Spectral reflectance characterization and fiber type discrimination for common natural textile materials using a portable spectroradiometer

Publication date: November 2019

Source: Journal of Archaeological Science, Volume 111

Author(s): Hengqian Zhao, Yunli Wang, Shuai Liu, Kunheng Li, Wei Gao

Abstract

Component identification of textile materials is an important issue for studies of cultural heritage collections and science conservation. Portable spectroradiometer technology as a potential technique can be utilized to discriminate mass natural fibers rapidly and nondestructively. The goal of this study was to examine the feasibility of portable spectroradiometer to natural fiber type discrimination in the spectral range covering visible and near infrared (VNIR) (350–1000 nm), shortwave infrared 1 (SWIR1) (1000–1850 nm) and SWIR2 (1850–2500 nm). For this purpose, reflection spectra of four types of natural fibers commonly used in archaeological textiles were measured using a portable spectroradiometer under standardized conditions. The spectral features of four categories of natural fibers in different wavelength ranges were extracted and compared. To further explore the potential of discriminating the fiber types using portable spectroradiometer, principal component analysis in combination with statistical tests was applied. The results indicated that fiber type had a strong influence on the spectral features, which was much more remarkable than the influences of the intra-class variation and physical properties.
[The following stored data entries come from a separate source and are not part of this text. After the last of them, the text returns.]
@@ -155,14 +157,14 @@
         if (!p.prep) tmark(e, "pose_silhouettes", 0);
         return ROFT_OK;
     };
-    if (p.try_fused && launch_ctrl_ingest(q.cur.stage, a, n16, pb.facts.plain_mask_frames, sp, ctrl_stop)) {
+    if (p.try_fused && launch_ctrl_ingest(q.cur.stage, a, n16, pb.facts.plain_mask_frames, sp, ctrl_stop, zero_slot)) {
         ++q.launches;
         CHECK_LAUNCH("FrameCtrl upload + mask ingest");
         if (p.label_ingest) TRY(label_ingest());
         return p.pose_silhouettes ? pose_silhouettes() : ROFT_OK;
     }
     hipExtLaunchKernelGGL(ctrl_upload_kernel, dim3((unsigned)std::min<size_t>((n16 + 255) / 256, 64)), dim3(256), 0, sp, nullptr, ctrl_stop, 0,
-                          reinterpret_cast<const uint4*>(q.cur.stage), a, n16, 1);
+                          reinterpret_cast<const uint4*>(q.cur.stage), a, n16, 1, zero_slot);
     ++q.launches;
     CHECK_LAUNCH("FrameCtrl upload");
     int last = -1;
@@ -190,9 +192,11 @@
     const BatchPlan& p = q.p;
     hipStream_t s = e->stream;
     tmark(e, nullptr, 0);
-    q.launches += launch_mask_chain(q.a, e->cfg.mask_frames_between, e->cfg.flow_aided_segmentation, e->pending.new_mask_frames, s,
-                                    Enqueue::stop(p.ev_mask, q.cur.ev_mask), p.part_gate ? q.cur.ev_part : nullptr);
+    const int chain = launch_mask_chain(q.a, e->cfg.mask_frames_between, e->cfg.flow_aided_segmentation, e->pending.new_mask_frames, s,
+                                        Enqueue::stop(p.ev_mask, q.cur.ev_mask), p.part_gate ? q.cur.ev_part : nullptr, p.mask_pair_frame);
+    q.launches += chain;
     CHECK_LAUNCH("mask chain");
+    if (chain != mask_chain_launches(p, q.a.T)) return fail(ROFT_ERR_STATE, "mask chain: the launches enqueued are not the plan's");
     tmark(e, "mask_chain", 0);
     TRY(q.signalled(p.ev_mask, q.cur.ev_mask, s));
     q.cur.feat_used = p.ev_feat != Signal::none;
@@ -323,6 +327,7 @@
     in.wait_value_ok = e->wait_value_ok;
     in.have_skf_started = e->arr.skf_started.p != nullptr;
     in.n_obj = e->arr.a.n_obj;
+    in.flow_aided = e->cfg.flow_aided_segmentation != 0;
     in.cus = device_cu_count();
     in.batch_counter = e->batch_counter; in.idle_mark = e->idle_mark; in.lead = e->lead; in.completed_batches = e->completed_batches;
     in.outlier_bands_per_alternative = e->cfg.outlier_bands_per_alternative;
diff --git a/roft_amd/csrc/engine_submit.hip b/roft_amd/csrc/engine_submit.hip
--- a/roft_amd/csrc/engine_submit.hip
+++ b/roft_amd/csrc/engine_submit.hip
@@ -467,7 +467,7 @@
     const bool has_mask = d.mask || d.labels || from_pose;
     c.has_new_mask = has_mask ? 1 : 0;
     c.new_mask = static_cast<const uint8_t*>(d.mask);
-    if (has_mask) pb.new_mask_frames |= 1u << j.t;
+    if (has_mask) { pb.new_mask_frames |= 1u << j.t; pb.facts.delivering_frames |= 1u << j.t; }
     if (d.mask) pb.facts.plain_mask_frames |= 1u << j.t;
     if (d.labels) {
         c.label = j.lm->label;
@@ -489,7 +489,7 @@
         pb.pose_mask_frames |= 1u << j.t;
         pb.facts.pose_masks++;
     }
-    if (has_mask && !o.seg_available) { o.seg_available = true; c.first_mask = 1; }
+    if (has_mask && !o.seg_available) { o.seg_available = true; c.first_mask = 1; pb.facts.first_mask_delivery = true; }
     if (!o.seg_available)
         return fail(ROFT_ERR_STATE, "no segmentation mask delivered yet: the first frame must carry one (or the object be enrolled with roft_engine_enable_pose_masks)");
     const bool valid_flow = d.flow && !o.of_first_frame;
diff --git a/roft_amd/csrc/k_mask.hip b/roft_amd/csrc/k_mask.hip
--- a/roft_amd/csrc/k_mask.hip
+++ b/roft_amd/csrc/k_mask.hip
@@ -61,12 +61,13 @@
 }
 
 __global__ __launch_bounds__(256) void ctrl_ingest_kernel(const uint4* __restrict__ src, EngineArrays a, size_t n16, int copy_blocks,
-                                                          int chunks, unsigned frames_packed)
+                                                          int chunks, unsigned frames_packed, int zero_slot)
 {
     if ((int)blockIdx.x < copy_blocks) {
         uint4* dst = reinterpret_cast<uint4*>(a.ctrl);
         const size_t stride = (size_t)copy_blocks * blockDim.x;
         for (size_t i = (size_t)blockIdx.x * blockDim.x + threadIdx.x; i < n16; i += stride) dst[i] = src[i];
+        if (zero_slot >= 0) mask_zero_slot(a, zero_slot, (size_t)blockIdx.x * blockDim.x + threadIdx.x, stride);
         return;
     }
     ROFT_RESIDENT(a, RK_MASK_INGEST);
@@ -78,7 +79,7 @@
     ingest_delivered(a, c, t, obj, chunk);
 }
 
-bool launch_ctrl_ingest(const void* staging, const EngineArrays& a, size_t n16, unsigned new_mask_frames, hipStream_t s, hipEvent_t stop)
+bool launch_ctrl_ingest(const void* staging, const EngineArrays& a, size_t n16, unsigned new_mask_frames, hipStream_t s, hipEvent_t stop, int zero_slot)
 {
     unsigned packed = 0;
     int n_frames = 0;
@@ -91,7 +92,7 @@
     const int copy_blocks = (int)std::min<size_t>((n16 + 255) / 256, 64);
     const unsigned grid = (unsigned)copy_blocks + (unsigned)n_frames * (unsigned)a.n_obj * (unsigned)chunks;
     hipExtLaunchKernelGGL(ctrl_ingest_kernel, dim3(grid), dim3(256), 0, s, nullptr, stop, 0, reinterpret_cast<const uint4*>(staging), a, n16,
-                          copy_blocks, chunks, packed);
+                          copy_blocks, chunks, packed, zero_slot);
     return true;
 }
 
@@ -190,6 +191,7 @@
 struct MaskShared {
     int bbox[4];
     int n_list;
+    int flows_before;
     unsigned long long w00[2];
     const void* flows[kMaxFlowHist];
 };
@@ -559,17 +561,17 @@
 }
 
 #ifdef ROFT_MASK_PROFILE
-#define MTICK(i) do { __syncthreads(); if (threadIdx.x == 0) atomicMax((unsigned long long*)&a.state[blockIdx.y].dbg[(i)], (unsigned long long)wall_clock64()); } while (0)
+#define MTICK(i) do { __syncthreads(); if (threadIdx.x == 0) atomicMax((unsigned long long*)&a.state[obj].dbg[(i)], (unsigned long long)wall_clock64()); } while (0)
 #else
 #define MTICK(i) do {} while (0)
 #endif
 
 template <int FT, int THREADS>
-__global__ __launch_bounds__(THREADS) __attribute__((amdgpu_waves_per_eu(4, 8)))
-void mask_frame_kernel(EngineArrays a, int t, int frames_between, int flow_aided, int grp_per_wg, int margin, int win_cap)
+__device__ __forceinline__ void mask_frame_band(const EngineArrays& a, int t, int obj, int q, int frames_between, int flow_aided, int grp_per_wg,
+                                                int margin, int win_cap, bool keep_next, bool deliver)
 {
 #ifdef ROFT_MASK_PROFILE
-    if (threadIdx.x == 0) atomicMax((unsigned long long*)&a.state[blockIdx.y].dbg[8], (unsigned long long)((1ll << 62) - wall_clock64()));
+    if (threadIdx.x == 0) atomicMax((unsigned long long*)&a.state[obj].dbg[8], (unsigned long long)((1ll << 62) - wall_clock64()));
 #endif
     ROFT_RESIDENT(a, THREADS == kFreshThreads ? RK_MASK_FRESH_EMPTY : RK_MASK_FRAME_EMPTY);
     extern __shared__ __attribute__((aligned(16))) unsigned char smem[];
@@ -580,7 +582,6 @@
     uint32_t* s_win = reinterpret_cast<uint32_t*>(smem);
     uint32_t* s_list = s_win + win_cap;
     uint2* s_words = reinterpret_cast<uint2*>(s_list + THREADS);
-    const int obj = blockIdx.y, q = blockIdx.x;
     const int W = a.cam.W, H = a.cam.H, wpr = a.cam.wpr, n_grp = (W * H) >> 6;
     const int tid = threadIdx.x;
     const int g0 = q * grp_per_wg, g1 = min(n_grp, g0 + grp_per_wg);
@@ -589,11 +590,15 @@
     stage_ctrl(&s_c, frame_ctrl(a, t, obj));
     if (tid >= THREADS / 2 && tid < THREADS / 2 + 4) {
         const int k = tid - THREADS / 2;
-        const MaskRec* prev = (t == 0) ? a.mrec_carry + obj : a.mrec + (size_t)t * a.n_obj + obj;
+        const MaskRec* prev = (t == 0 || deliver) ? a.mrec_carry + obj : a.mrec + (size_t)t * a.n_obj + obj;
         reinterpret_cast<uint4*>(s_rec)[k] = (k >= 2) ? reinterpret_cast<const uint4*>(a.mrec + (size_t)(t + 1) * a.n_obj + obj)[k & 1]
                                                       : reinterpret_cast<const uint4*>(prev)[k & 1];
     }
-    const int guess_prev = a.slot_prev0 >= 0 ? (a.slot_prev0 + t) % kPlaneSlots : -1, guess_new = a.slot_new + t;
+    if (deliver && tid < 64) {
+        const int n = __popcll(__ballot(tid < t && frame_ctrl(a, tid, obj).flow_valid != 0));
+        if (tid == 0) S.flows_before = n;
+    }
+    const int guess_prev = (a.slot_prev0 >= 0 && !deliver) ? (a.slot_prev0 + t) % kPlaneSlots : -1, guess_new = a.slot_new + t;
     const ROFT_GLOBAL unsigned long long* pl_prev = guess_prev >= 0 ? (const ROFT_GLOBAL unsigned long long*)(a.planes + plane_offset(a, obj, guess_prev, 1)) : nullptr;
     const ROFT_GLOBAL unsigned long long* pl_new = (const ROFT_GLOBAL unsigned long long*)(a.planes + plane_offset(a, obj, guess_new, 1));
     unsigned long long w_prev = 0ull, w_new = 0ull;
@@ -607,16 +612,20 @@
     __syncthreads();
     MTICK(4);
     const FrameCtrl& c = s_c;
-    const MaskRec r = decide_frame(s_rec[0], s_rec[1], a.slot_new + t, c, frames_between, flow_aided);
+    MaskRec before = s_rec[0];
+    if (deliver) before.fbuf_n = min(before.fbuf_n + S.flows_before, kMaxFlowHist);
+    MaskRec r = decide_frame(before, s_rec[1], a.slot_new + t, c, frames_between, flow_aided);
+    const bool hand_over = deliver && !(r.src_slot == guess_new && r.src_binary);
+    if (hand_over) r.binary = 0;
     if (q == 0 && tid == 0) a.mrec[(size_t)(t + 1) * a.n_obj + obj] = r;
     if (tid < kMaxFlowHist) S.flows[tid] = (tid < r.n_flows) ? c.flow[tid] : nullptr;
     MTICK(0);
     const size_t sh0 = (size_t)2 * g0, sh_n = (size_t)2 * (g1 - g0);
-    plane_fill(a.planes + plane_offset(a, obj, (c.slot_cur + 1) % kPlaneSlots, 1) + sh0, 0u, sh_n);
+    if (!keep_next) plane_fill(a.planes + plane_offset(a, obj, (c.slot_cur + 1) % kPlaneSlots, 1) + sh0, 0u, sh_n);
     MTICK(5);
     const uint32_t* src = a.planes + plane_offset(a, obj, r.src_slot, 1);
     uint32_t* dst = a.planes + plane_offset(a, obj, c.slot_cur, 1);
-    if (!r.src_binary) {
+    if (!r.src_binary || hand_over) {
         if (q == 0 && tid == 0) atomicOr(&a.mask_general[obj], 1u << t);
         return;
     }
@@ -671,6 +680,30 @@
     MTICK(3);
 }
 
+template <int FT, int THREADS>
+__global__ __launch_bounds__(THREADS) __attribute__((amdgpu_waves_per_eu(4, 8)))
+void mask_frame_kernel(EngineArrays a, int t, int frames_between, int flow_aided, int grp_per_wg, int margin, int win_cap, int keep_next)
+{
+    mask_frame_band<FT, THREADS>(a, t, blockIdx.y, blockIdx.x, frames_between, flow_aided, grp_per_wg, margin, win_cap, keep_next != 0, false);
+}
+
+struct MaskPairArgs {
+    int q_ord, q_del;
+    int t_d;
+    int grp_per_wg, margin;
+};
+template <int FT>
+__global__ __launch_bounds__(kFrameThreads) __attribute__((amdgpu_waves_per_eu(4, 8)))
+void mask_pair_kernel(EngineArrays a, int frames_between, int grp_per_wg, int margin, int win_cap, MaskPairArgs pa)
+{
+    const int n_del = pa.q_del * a.n_obj;
+    const bool deliver = (int)blockIdx.x < n_del;
+    const int i = deliver ? (int)blockIdx.x : (int)blockIdx.x - n_del, per_obj = deliver ? pa.q_del : pa.q_ord;
+    const int obj = i / per_obj;
+    mask_frame_band<FT, kFrameThreads>(a, deliver ? pa.t_d : 0, obj, i - obj * per_obj, frames_between, 1, deliver ? pa.grp_per_wg : grp_per_wg,
+                                       deliver ? pa.margin : margin, win_cap, !deliver && pa.t_d == 1, deliver);
+}
+
 constexpr int kMaskThreads = 256;
 constexpr int kMaskWaves = kMaskThreads / 64;
 constexpr int kGeneralList = 16384;
@@ -697,8 +730,8 @@
         if (!((todo >> t) & 1u)) continue;
         const MaskRec r = a.mrec[(size_t)(t + 1) * a.n_obj + obj];
         const FrameCtrl& c = frame_ctrl(a, t, obj);
-        const uint32_t* snz = a.planes + plane_offset(a, obj, r.src_slot, 0);
         const uint32_t* sob = a.planes + plane_offset(a, obj, r.src_slot, 1);
+        const uint32_t* snz = r.src_binary ? sob : a.planes + plane_offset(a, obj, r.src_slot, 0);
         uint32_t* dnz = a.planes + plane_offset(a, obj, c.slot_cur, 0);
         uint32_t* dob = a.planes + plane_offset(a, obj, c.slot_cur, 1);
         if (r.mode == 0) {
@@ -751,7 +784,7 @@
 }
 
 int launch_mask_chain(const EngineArrays& a, int frames_between, int flow_aided, unsigned new_mask_frames, hipStream_t s, hipEvent_t stop,
-                      hipEvent_t stop_early)
+                      hipEvent_t stop_early, int pair_frame)
 {
     const int n_grp = a.cam.W * a.cam.H / 64;
     constexpr int kBandRows = 20, kBandRowsFresh = 6;
@@ -775,20 +808,45 @@
         for (bool f16 : {true, false}) (void)set_max_dynamic_lds(reinterpret_cast<const void*>(general_kernel(f16)), kGeneralList * 4 + 16);
         hipExtLaunchKernelGGL(general_kernel(s16), dim3(a.n_obj), dim3(kMaskThreads), (uint32_t)lds_gen, s, nullptr, ev, 0, a, final_launch);
     };
+    constexpr int kMargin = 16, kMarginFresh = 48;
+    auto window_cap = [&](int per, int margin) {
+        return ((size_t)std::min(a.cam.H, (per * 64 + a.cam.W - 1) / a.cam.W + 1 + 2 * margin) * a.cam.wpr + 1) & ~(size_t)1;
+    };
+    const int t_part = (a.T - 2 == pair_frame) ? a.T - 3 : a.T - 2;
     for (int t = 0; t < a.T; ++t) {
+        if (t == pair_frame) continue;
+        if (t == 0 && pair_frame > 0) {
+            const int per = per_for(false);
+            MaskPairArgs pa;
+            pa.q_ord = (n_grp + per - 1) / per;
+            pa.t_d = pair_frame;
+            pa.grp_per_wg = a.mask_wgs > 0 ? per_for(true) : std::min(2 * per_for(true), n_grp);
+            pa.q_del = (n_grp + pa.grp_per_wg - 1) / pa.grp_per_wg;
+            pa.margin = kMarginFresh;
+            const size_t fixed = (size_t)kFrameThreads * 12;
+            size_t win_cap = std::max(window_cap(per, kMargin), window_cap(pa.grp_per_wg, pa.margin));
+            win_cap = std::min(win_cap, ((lds_cap - fixed) / 4) & ~(size_t)1);
+            const size_t lds = win_cap * 4 + fixed;
+            auto pair_kernel = s16 ? mask_pair_kernel<ROFT_FLOW_S16C2> : mask_pair_kernel<ROFT_FLOW_F32C2>;
+            (void)set_max_dynamic_lds(reinterpret_cast<const void*>(pair_kernel), (int)lds_cap);
+            const dim3 grid((unsigned)(pa.q_ord + pa.q_del) * (unsigned)a.n_obj);
+            hipLaunchKernelGGL(pair_kernel, grid, dim3(kFrameThreads), (uint32_t)lds, s, a, frames_between, per, kMargin, (int)win_cap, pa);
+            ++launches;
+            if (stop_early && t == t_part) { launch_general(stop_early, 0); ++launches; }
+            continue;
+        }
         const bool fresh = (new_mask_frames >> t) & 1u;
         const int per = per_for(fresh);
-        constexpr int kMargin = 16, kMarginFresh = 48;
         const int margin = fresh ? kMarginFresh : kMargin;
         const int threads = fresh ? kFreshThreads : kFrameThreads;
         const size_t fixed = (size_t)threads * 12;
-        size_t win_cap = ((size_t)std::min(a.cam.H, (per * 64 + a.cam.W - 1) / a.cam.W + 1 + 2 * margin) * a.cam.wpr + 1) & ~(size_t)1;
-        win_cap = std::min(win_cap, ((lds_cap - fixed) / 4) & ~(size_t)1);
+        const size_t win_cap = std::min(window_cap(per, margin), ((lds_cap - fixed) / 4) & ~(size_t)1);
         const size_t lds = win_cap * 4 + fixed;
         const dim3 grid((n_grp + per - 1) / per, a.n_obj);
-        hipLaunchKernelGGL(frame_kernel(s16, threads), grid, dim3(threads), (uint32_t)lds, s, a, t, frames_between, flow_aided, per, margin, (int)win_cap);
+        hipLaunchKernelGGL(frame_kernel(s16, threads), grid, dim3(threads), (uint32_t)lds, s, a, t, frames_between, flow_aided, per, margin, (int)win_cap,
+                           (t + 1 == pair_frame) ? 1 : 0);
         ++launches;
-        if (stop_early && t == a.T - 2) { launch_general(stop_early, 0); ++launches; }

Moreover, with large inter-class variation and small intra-class variation, SWIR2 was more suitable for fiber type identification than VNIR and SWIR1, which was also validated in the statistical analysis. Besides, the approach of selecting effective principal components in different wavelength ranges could provide a more optimized combination of differential information for the correct assignment of the investigated natural fiber types of textile materials. In general, portable spectroradiometer could be a powerful technique for on-site fiber type discrimination.